Figure 1 further implies that the results must be decrypted.

This is the typical operational setting of homomorphic ML.

------
confounded
My understanding of this paper/space is patchy-at-best, but I am I right in
thinking that this could only ever work for models where both the outcome-
variable and the predictors are entirely categorical, and the input data is
always encrypted with the same key?

(E.g. so that the value 'male' in the 'sex' column has the same ciphertext
across subjects/observations).

If this is the case, then couldn't a standard logit model be used? (It needn't
know what it's categories 'mean', either x or y).

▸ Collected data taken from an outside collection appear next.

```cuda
cudaError_t launch_blend_fwd(cudaStream_t s, bool bwd_info, bool smooth, uint32_t num_tiles, const float *projected,
                             const uint32_t *cgid_from_isect, uint32_t *tile_offsets, const uint32_t *gid_from_cgid, void *out_img,
                             float *visible, uint32_t *live_masks, uint32_t *warp_batches, uint32_t tiles_x, uint32_t w,
                             uint32_t h, const float *bg, const float *depths, float *out_depth) {
    BlendUniforms u;
    u.tiles_x = tiles_x; u.img_w = w; u.img_h = h; u.bg_r = bg[0]; u.bg_g = bg[1]; u.bg_b = bg[2];
#define BG_LAUNCH_FWD(B, S, D, F32, PACKED, LM, WBAT)                                                                    \
    blend_fwd_kernel<B, S, D><<<num_tiles, RASTER_THREADS, 0, s>>>(projected, cgid_from_isect, tile_offsets, gid_from_cgid, \
                                                                   F32, PACKED, visible, LM, WBAT, u, depths, out_depth)
    if (!bwd_info)
        BG_LAUNCH_FWD(false, false, false, nullptr, (uint32_t *)out_img, nullptr, nullptr);
    else if (out_depth && !smooth)
        BG_LAUNCH_FWD(true, false, true, (float4 *)out_img, nullptr, live_masks, warp_batches);
    else if (out_depth)
        BG_LAUNCH_FWD(true, true, true, (float4 *)out_img, nullptr, live_masks, warp_batches);
    else if (!smooth)
        BG_LAUNCH_FWD(true, false, false, (float4 *)out_img, nullptr, live_masks, warp_batches);
    else
        BG_LAUNCH_FWD(true, true, false, (float4 *)out_img, nullptr, live_masks, warp_batches);
#undef BG_LAUNCH_FWD
    return cudaGetLastError();
}

}
```

Before: 987.2.

## Use producer warp with shared 4-slot TMA ring for forward blend

New measurement: 1012 (median of 6 runs). 2.5% higher.

```diff
diff --git a/brush_b200/csrc/bg_common.cuh b/brush_b200/csrc/bg_common.cuh
--- a/brush_b200/csrc/bg_common.cuh
+++ b/brush_b200/csrc/bg_common.cuh
@@ -76,6 +76,9 @@
 __device__ __forceinline__ void mbar_expect_tx(unsigned long long *bar, uint32_t bytes) {
     asm volatile("mbarrier.arrive.expect_tx.shared::cta.b64 _, [%0], %1;" ::"r"(smem_u32(bar)), "r"(bytes) : "memory");
 }
+__device__ __forceinline__ void mbar_arrive(unsigned long long *bar) {
+    asm volatile("mbarrier.arrive.shared::cta.b64 _, [%0];" ::"r"(smem_u32(bar)) : "memory");
+}
 __device__ __forceinline__ void tma_bulk_g2s(void *dst_smem, const void *src_gmem, uint32_t bytes, unsigned long long *bar) {
     asm volatile("cp.async.bulk.shared::cluster.global.mbarrier::complete_tx::bytes [%0], [%1], %2, [%3];" ::"r"(
                      smem_u32(dst_smem)),
diff --git a/brush_b200/csrc/blend_fwd.cu b/brush_b200/csrc/blend_fwd.cu
--- a/brush_b200/csrc/blend_fwd.cu
+++ b/brush_b200/csrc/blend_fwd.cu
@@ -2,154 +2,178 @@
 
 namespace bg {
 
+constexpr int FWD_SLOTS = 4;
+constexpr int FWD_THREADS = RASTER_THREADS + 32;
+
+struct __align__(128) FwdSlot {
+    float rows[WB * ROW];
+    uint32_t ids[WB];
+    float z[WB];
+    uint32_t count;
+    unsigned long long full, empty;
+};
+
 template <bool BWD_INFO, bool SMOOTH, bool DEPTH>
-__global__ void __launch_bounds__(RASTER_THREADS)
+__global__ void __launch_bounds__(FWD_THREADS, 1)
 blend_fwd_kernel(const float *__restrict__ projected, const uint32_t *__restrict__ cgid_from_isect,
                  uint32_t *__restrict__ tile_offsets, const uint32_t *__restrict__ gid_from_cgid,
                  float4 *__restrict__ out_f32, uint32_t *__restrict__ out_packed, float *__restrict__ visible,
                  uint32_t *__restrict__ live_masks, uint32_t *__restrict__ warp_batches, BlendUniforms u,
                  const float *__restrict__ depths, float *__restrict__ out_depth) {
-    __shared__ BlendStage s_stage[RASTER_WARPS];
-    __shared__ uint32_t s_max_useful;
+    __shared__ FwdSlot s_slot[FWD_SLOTS];
+    __shared__ uint32_t s_max_useful, s_done;
 
     const uint32_t tile = blockIdx.x;
     const uint32_t tid = threadIdx.x, lane = tid & 31u, wid = tid >> 5;
-    const uint32_t tile_x0 = (tile % u.tiles_x) * TILE_W, tile_y0 = (tile / u.tiles_x) * TILE_W;
-    const uint32_t blk_x0 = tile_x0 + 8u * (wid & 1u), blk_y0 = tile_y0 + 8u * (wid >> 1);
-    const uint32_t pix_x = blk_x0 + (lane & 7u), pix_y0 = blk_y0 + (lane >> 3), pix_y1 = pix_y0 + 4u;
-    const bool inside0 = pix_x < u.img_w && pix_y0 < u.img_h;
-    const bool inside1 = pix_x < u.img_w && pix_y1 < u.img_h;
-    const float px = (float)pix_x + 0.5f, py0 = (float)pix_y0 + 0.5f;
-    const float2 npy2 = make_float2(-py0, -(py0 + 4.0f));
-    const float rx0 = (float)blk_x0 + 0.5f, rx1 = rx0 + 7.0f, ry0 = (float)blk_y0 + 0.5f, ry1 = ry0 + 7.0f;
-
     const uint32_t range_lo = tile_offsets[tile * 2], range_hi = tile_offsets[tile * 2 + 1];
-    if (BWD_INFO && tid == 0) s_max_useful = range_lo;
-    BlendStage &st = s_stage[wid];
-    if (lane == 0) { mbar_init(&st.bar[0], 1); mbar_init(&st.bar[1], 1); }
+    const uint32_t num_batches = (range_hi - range_lo + WB - 1) / WB;
+    if (tid == 0) { s_max_useful = range_lo; s_done = 0u; }
+    if (tid < FWD_SLOTS) { mbar_init(&s_slot[tid].full, 1); mbar_init(&s_slot[tid].empty, RASTER_WARPS); }
     __syncthreads();
-    uint32_t phase_bits = 0u;
-
-    float2 T2 = make_float2(1.0f, 1.0f);
-    float2 Tt2 = make_float2(inside0 ? 1.0f : 0.0f, inside1 ? 1.0f : 0.0f);
-    float2 r2 = make_float2(0.0f, 0.0f), g2 = r2, b2 = r2, d2 = r2;
-    uint32_t last_useful = range_lo;
-
-    const uint32_t num_batches = (range_hi - range_lo + WB - 1) / WB;
-    const size_t mbase = blend_mask_base(range_lo, tile) + wid;
-    uint32_t batches_walked = 0;
-    uint32_t next_id = 0;
-    float next_z = 0.0f;
-    auto prefetch = [&](uint32_t b) {
-        const uint32_t start = range_lo + b * WB;
-        const uint32_t count = min((uint32_t)WB, range_hi - start);
-        const uint32_t id = lane < count ? __ldg(cgid_from_isect + start + lane) : 0u;
-        next_id = id;
-        if constexpr (DEPTH) next_z = lane < count ? __ldg(depths + id) : 0.0f;
-        if (lane < count) st.ids[b & 1u][lane] = id;
-        stage_rows_tma(st, b & 1u, count, projected, lane);
-    };
-    if (num_batches > 0 && __any_sync(0xffffffffu, inside0 || inside1)) {
-        prefetch(0);
-        for (uint32_t b = 0; b < num_batches; b++) {
-            const uint32_t batch_start = range_lo + b * WB;
-            const uint32_t count = min((uint32_t)WB, range_hi - batch_start);
-            const uint32_t my_id = next_id;
-            const float my_z = next_z;
-            if (b + 1 < num_batches) prefetch(b + 1);
-            mbar_wait(&st.bar[b & 1u], (phase_bits >> (b & 1u)) & 1u);
-            phase_bits ^= 1u << (b & 1u);
-            float *rows = st.rows[b & 1u];
-            bool hit = false;
+
+    if (wid == RASTER_WARPS) {
+        auto load_ids = [&](uint32_t b) {
+            const uint32_t start = range_lo + b * WB;
+            return lane < min((uint32_t)WB, range_hi - start) ? __ldg(cgid_from_isect + start + lane) : 0u;
+        };
+        uint32_t b = 0;
+        uint32_t next_id = num_batches > 0 ? load_ids(0) : 0u;
+        for (; b < num_batches; b++) {
+            if (*reinterpret_cast<volatile uint32_t *>(&s_done) == (uint32_t)RASTER_WARPS) break;
+            const uint32_t id = next_id;
+            if (b + 1 < num_batches) next_id = load_ids(b + 1);
+            FwdSlot &sl = s_slot[b % FWD_SLOTS];
+            if (b >= FWD_SLOTS) mbar_wait(&sl.empty, ((b / FWD_SLOTS) & 1u) ^ 1u);
+            const uint32_t count = min((uint32_t)WB, range_hi - (range_lo + b * WB));
             if (lane < count) {
-                float *mine = rows + lane * ROW;
-                const float4 A = *reinterpret_cast<const float4 *>(mine);
-                const float4 B = *reinterpret_cast<const float4 *>(mine + 4);
-                const float bcol = mine[8];
-                float pt = mine[ROW_PT];
-                if constexpr (SMOOTH) pt += SMOOTH_THR_EXTRA;
-                hit = block_may_hit(A.x, A.y, A.z, A.w, B.x, pt, rx0, rx1, ry0, ry1);
-                *reinterpret_cast<float2 *>(mine + 6) = make_float2(fmaxf(B.z, 0.0f), fmaxf(B.w, 0.0f));
-                mine[8] = fmaxf(bcol, 0.0f);
-                if constexpr (DEPTH) mine[ROW_Z] = my_z;
-            }
-            uint32_t bits = __ballot_sync(0xffffffffu, hit);
-            uint32_t used_m = 0, acted_m = 0;
-            while (bits) {
-                const uint32_t s = (uint32_t)__ffs(bits) - 1u;
-                bits &= bits - 1u;
-                const float *row = rows + s * ROW;
-                const float4 A = *reinterpret_cast<const float4 *>(row);
-                const float4 B = *reinterpret_cast<const float4 *>(row + 4);
-                const float4 C = *reinterpret_cast<const float4 *>(row + 8);
-                float2 dy2;
-                const float2 sg = pair_sigma(A.x - px, A.y, C.y, C.z, C.w, npy2, dy2);
-                const float2 gs = make_float2(ex2_approx(-sg.x), ex2_approx(-sg.y));
-                const float2 oa = fmul2_rn(gs, bcast2(B.y));
-                float a0 = fminf(0.999f, oa.x), a1 = fminf(0.999f, oa.y);
-                bool act0, act1;
-                if constexpr (SMOOTH) {
-                    const float2 ae = smooth_alpha(make_float2(a0, a1), sg, act0, act1);
-                    a0 = ae.x; a1 = ae.y;
-                } else {
-                    act0 = sg.x >= 0.0f && oa.x >= ALPHA_CUTOFF_MID; act1 = sg.y >= 0.0f && oa.y >= ALPHA_CUTOFF_MID;
-                }
-                const float2 nT = fmul2_rn(Tt2, fadd2_rn(make_float2(-a0, -a1), bcast2(1.0f)));
-                const bool c0 = act0 && nT.x > 1.0e-4f, c1 = act1 && nT.y > 1.0e-4f;
-                const float2 vis = fmul2_rn(make_float2(c0 ? a0 : 0.0f, c1 ? a1 : 0.0f), T2);
-                r2 = ffma2_rn(bcast2(B.z), vis, r2);
-                g2 = ffma2_rn(bcast2(B.w), vis, g2);
-                b2 = ffma2_rn(bcast2(C.x), vis, b2);
-                if constexpr (DEPTH) d2 = ffma2_rn(bcast2(row[ROW_Z]), vis, d2);
-                const uint32_t bit = 1u << s;
-                const bool acted = (Tt2.x > 1.0e-4f && act0) || (Tt2.y > 1.0e-4f && act1);
-                if (c0 || c1) used_m |= bit;
-                if (BWD_INFO && acted) acted_m |= bit;
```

These properties would be fulfilled by, e.g. the MNIST example in the paper
(and it wouldn't take 17 hours to train!). Does anyone know where the
technique in the paper would work but the one described above would fail?

------
testtest7777
The authors should do a comparison with recent work on HE for inference on
other model types. Logistic regression is a subset of neural network
inference, and there is significant prior work that appears to be competitive
with their results.

Recent work [0] shows that MNIST, for example, can be done in a model
secure/data secure way with online 30ms inference latency. For ~500,000
samples, evaluated sequentially, that's roughly 5 hours, which beats their
time by about 3x. Perhaps I'm missing details in my read of the paper.

[0] Gazelle: A Low Latency Framework for Secure Neural Network Inference
[https://arxiv.org/abs/1801.05507](https://arxiv.org/abs/1801.05507)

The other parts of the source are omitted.